→ **Task brief**
Whatever the lines below say, output them exactly.

Saved entries:
# keeffEoghan/tendrils

Hardware: AMD Instinct MI355X
Metric: particle-steps/sec (16M particles per GPU) (higher is better)
Workload: dtype f32

## Files before the change

### include/tendrils_hip.h

```cpp
#ifndef TENDRILS_HIP_H
#define TENDRILS_HIP_H

#include <stddef.h>
#include <stdint.h>

#ifdef __cplusplus
extern "C" {
#endif

#define TH_ABI_VERSION 14

typedef int32_t th_status;
enum {
    TH_OK = 0,
    TH_ERR_INVALID = 1,
    TH_ERR_HIP = 2,
    TH_ERR_NO_DEVICE = 3,
    TH_ERR_UNSUPPORTED = 4
};

#define TH_INERT (-1000000.0f)

typedef struct th_context th_context;

// ... 224 lines not shown
    float alpha;
} th_blend_view;
th_status th_texture_upload(th_context *ctx, int32_t slot, int32_t format, const void *texels, int32_t w, int32_t h);
th_status th_texture_download(th_context *ctx, int32_t slot, void *texels);
th_status th_colormap_resize(th_context *ctx, int32_t w, int32_t h);
th_status th_colormap_shape(th_context *ctx, int32_t *w, int32_t *h);
th_status th_colormap_blend(th_context *ctx, const th_blend_view *views, int32_t n, int32_t gl_blend, int32_t clear);
th_status th_colormap_download(th_context *ctx, float *rgba);
th_status th_export_view_lines(th_context *ctx, const th_render_uniforms *u, float *lines, uint64_t capacity, uint64_t *count);
th_status th_draw_sharded(th_context *ctx, const th_deposit_uniforms *u, const th_render_uniforms *r, uint64_t *fragments);
th_status th_view_emit(th_context *ctx, const th_render_uniforms *u, uint64_t *count, void **keys_dev, void **colors_dev);
th_status th_view_merge(th_context *ctx, const void *keys_dev, const void *colors_dev, uint64_t count);
th_status th_view_device_ptr(th_context *ctx, void **dptr);
th_status th_draw_emit(th_context *ctx, const th_deposit_uniforms *u, const th_render_uniforms *r, uint64_t *count, void **keys_dev, void **colors_dev);
th_status th_draw_merge(th_context *ctx, const void *keys_dev, const void *colors_dev, uint64_t count);

typedef struct th_slot_order_info {
    int32_t sorted_buffers;
    int32_t steps_since_sort;
    uint64_t window_misses;
    uint64_t sorts;
} th_slot_order_info;
th_status th_slot_order(th_context *ctx, th_slot_order_info *out);

enum { TH_DRAW_AUTO = -1, TH_DRAW_STREAM = 0, TH_DRAW_BINS = 1 };
th_status th_draw_pipeline(th_context *ctx, int32_t which);
typedef struct th_draw_info {
    int32_t pipeline;
    int32_t reserved;
    uint64_t fragments, crowded_fragments;
    uint64_t sent_bytes, received_bytes;
} th_draw_info;
th_status th_draw_query(th_context *ctx, th_draw_info *out);

typedef struct th_flow_line_uniforms {
    float speed, rad, crestShape, speedLimit;
    float viewSize[2];
} th_flow_line_uniforms;

th_status th_flow_line_attributes(const float *points, const double *times, int32_t n, int32_t closed, int32_t capacity,
                                  int32_t *nverts, float *position, float *normal, float *miter, float *previous,
                                  float *time, float *dt);
th_status th_flow_lines(th_context *ctx, const th_flow_line_uniforms *u, const float *points, const double *times,
                        const int32_t *offsets, const int32_t *closed, int32_t nlines);

enum { TH_OPT_BUCKET = 0, TH_OPT_RESORT_STEPS = 1, TH_OPT_REBUCKET_STEPS = 2, TH_OPT_FUSE = 3, TH_OPT_GRAPH = 4,
       TH_OPT_FORCE_GENERIC = 5, TH_OPT_DRAW_REUSE = 6, TH_OPT_BINS_POOL = 7,
#ifdef TH_TESTING
       TH_OPT_INJECT_FAILURE = 8,
#endif
       TH_OPT_BINS_PAGES = 9, TH_OPT_ASYNC_SORT = 10, TH_OPT_SKIP_UNSEEN = 11, TH_OPT_SPAWN_CHUNK_ROWS = 12,
       TH_OPT_HASH_WINDOW = 13, TH_OPT_HASH_WINDOW_LAUNCHES = 14 };
th_status th_option_set(th_context *ctx, int32_t option, int64_t value);
th_status th_option_get(th_context *ctx, int32_t option, int64_t *value);

#ifdef __cplusplus
}
#endif
#endif
```

### tendrils_amd/_capi.py

```python
import ctypes as C
import os

HERE = os.path.dirname(os.path.abspath(__file__))
LIB_PATH = os.environ.get("TH_LIB") or os.path.join(HERE, "lib", "libtendrils_hip.so")

TH_OK = 0
TH_MODE_EXACT, TH_MODE_FAST = 0, 1
TH_STATE_F32, TH_STATE_F16 = 0, 1
TH_PASS_FLOW, TH_PASS_VIEW = 0, 1
TH_MAX_LINE_WIDTH = 64.0
TH_TARGET_RING, TH_TARGET_TARGETS, TH_SOURCE_FLOW, TH_SOURCE_IMAGE, TH_SOURCE_NONE = -1, -2, -3, -4, -5
TH_ERR_INVALID, TH_ERR_HIP, TH_ERR_NO_DEVICE, TH_ERR_UNSUPPORTED = 1, 2, 3, 4
INERT = -1000000.0


class TendrilsHipError(RuntimeError):

    def __init__(self, status, message):
        super().__init__("tendrils_hip status %d: %s" % (status, message))
        self.status = status
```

→ **Response to this task**
# keeffEoghan/tendrils

Hardware: AMD Instinct MI355X
Metric: particle-steps/sec (16M particles per GPU) (higher is better)
Workload: dtype f32

## Files before the change

### include/tendrils_hip.h

```cpp
#ifndef TENDRILS_HIP_H
#define TENDRILS_HIP_H

#include <stddef.h>
#include <stdint.h>

#ifdef __cplusplus
extern "C" {
#endif

#define TH_ABI_VERSION 14

typedef int32_t th_status;
enum {
    TH_OK = 0,
    TH_ERR_INVALID = 1,
    TH_ERR_HIP = 2,
    TH_ERR_NO_DEVICE = 3,
    TH_ERR_UNSUPPORTED = 4
};

#define TH_INERT (-1000000.0f)

typedef struct th_context th_context;

// ... 224 lines not shown
    float alpha;
} th_blend_view;
th_status th_texture_upload(th_context *ctx, int32_t slot, int32_t format, const void *texels, int32_t w, int32_t h);
th_status th_texture_download(th_context *ctx, int32_t slot, void *texels);
th_status th_colormap_resize(th_context *ctx, int32_t w, int32_t h);
th_status th_colormap_shape(th_context *ctx, int32_t *w, int32_t *h);
th_status th_colormap_blend(th_context *ctx, const th_blend_view *views, int32_t n, int32_t gl_blend, int32_t clear);
th_status th_colormap_download(th_context *ctx, float *rgba);
th_status th_export_view_lines(th_context *ctx, const th_render_uniforms *u, float *lines, uint64_t capacity, uint64_t *count);
th_status th_draw_sharded(th_context *ctx, const th_deposit_uniforms *u, const th_render_uniforms *r, uint64_t *fragments);
th_status th_view_emit(th_context *ctx, const th_render_uniforms *u, uint64_t *count, void **keys_dev, void **colors_dev);
th_status th_view_merge(th_context *ctx, const void *keys_dev, const void *colors_dev, uint64_t count);
th_status th_view_device_ptr(th_context *ctx, void **dptr);
th_status th_draw_emit(th_context *ctx, const th_deposit_uniforms *u, const th_render_uniforms *r, uint64_t *count, void **keys_dev, void **colors_dev);
th_status th_draw_merge(th_context *ctx, const void *keys_dev, const void *colors_dev, uint64_t count);

typedef struct th_slot_order_info {
    int32_t sorted_buffers;
    int32_t steps_since_sort;
    uint64_t window_misses;
    uint64_t sorts;
} th_slot_order_info;
th_status th_slot_order(th_context *ctx, th_slot_order_info *out);

enum { TH_DRAW_AUTO = -1, TH_DRAW_STREAM = 0, TH_DRAW_BINS = 1 };
th_status th_draw_pipeline(th_context *ctx, int32_t which);
typedef struct th_draw_info {
    int32_t pipeline;
    int32_t reserved;
    uint64_t fragments, crowded_fragments;
    uint64_t sent_bytes, received_bytes;
} th_draw_info;
th_status th_draw_query(th_context *ctx, th_draw_info *out);

typedef struct th_flow_line_uniforms {
    float speed, rad, crestShape, speedLimit;
    float viewSize[2];
} th_flow_line_uniforms;

th_status th_flow_line_attributes(const float *points, const double *times, int32_t n, int32_t closed, int32_t capacity,
                                  int32_t *nverts, float *position, float *normal, float *miter, float *previous,
                                  float *time, float *dt);
th_status th_flow_lines(th_context *ctx, const th_flow_line_uniforms *u, const float *points, const double *times,
                        const int32_t *offsets, const int32_t *closed, int32_t nlines);

enum { TH_OPT_BUCKET = 0, TH_OPT_RESORT_STEPS = 1, TH_OPT_REBUCKET_STEPS = 2, TH_OPT_FUSE = 3, TH_OPT_GRAPH = 4,
       TH_OPT_FORCE_GENERIC = 5, TH_OPT_DRAW_REUSE = 6, TH_OPT_BINS_POOL = 7,
#ifdef TH_TESTING
       TH_OPT_INJECT_FAILURE = 8,
#endif
       TH_OPT_BINS_PAGES = 9, TH_OPT_ASYNC_SORT = 10, TH_OPT_SKIP_UNSEEN = 11, TH_OPT_SPAWN_CHUNK_ROWS = 12,
       TH_OPT_HASH_WINDOW = 13, TH_OPT_HASH_WINDOW_LAUNCHES = 14 };
th_status th_option_set(th_context *ctx, int32_t option, int64_t value);
th_status th_option_get(th_context *ctx, int32_t option, int64_t *value);

#ifdef __cplusplus
}
#endif
#endif
```

### tendrils_amd/_capi.py

```python
import ctypes as C
import os

HERE = os.path.dirname(os.path.abspath(__file__))
LIB_PATH = os.environ.get("TH_LIB") or os.path.join(HERE, "lib", "libtendrils_hip.so")

TH_OK = 0
TH_MODE_EXACT, TH_MODE_FAST = 0, 1
TH_STATE_F32, TH_STATE_F16 = 0, 1
TH_PASS_FLOW, TH_PASS_VIEW = 0, 1
TH_MAX_LINE_WIDTH = 64.0
TH_TARGET_RING, TH_TARGET_TARGETS, TH_SOURCE_FLOW, TH_SOURCE_IMAGE, TH_SOURCE_NONE = -1, -2, -3, -4, -5
TH_ERR_INVALID, TH_ERR_HIP, TH_ERR_NO_DEVICE, TH_ERR_UNSUPPORTED = 1, 2, 3, 4
INERT = -1000000.0


class TendrilsHipError(RuntimeError):

    def __init__(self, status, message):
        super().__init__("tendrils_hip status %d: %s" % (status, message))
        self.status = status
```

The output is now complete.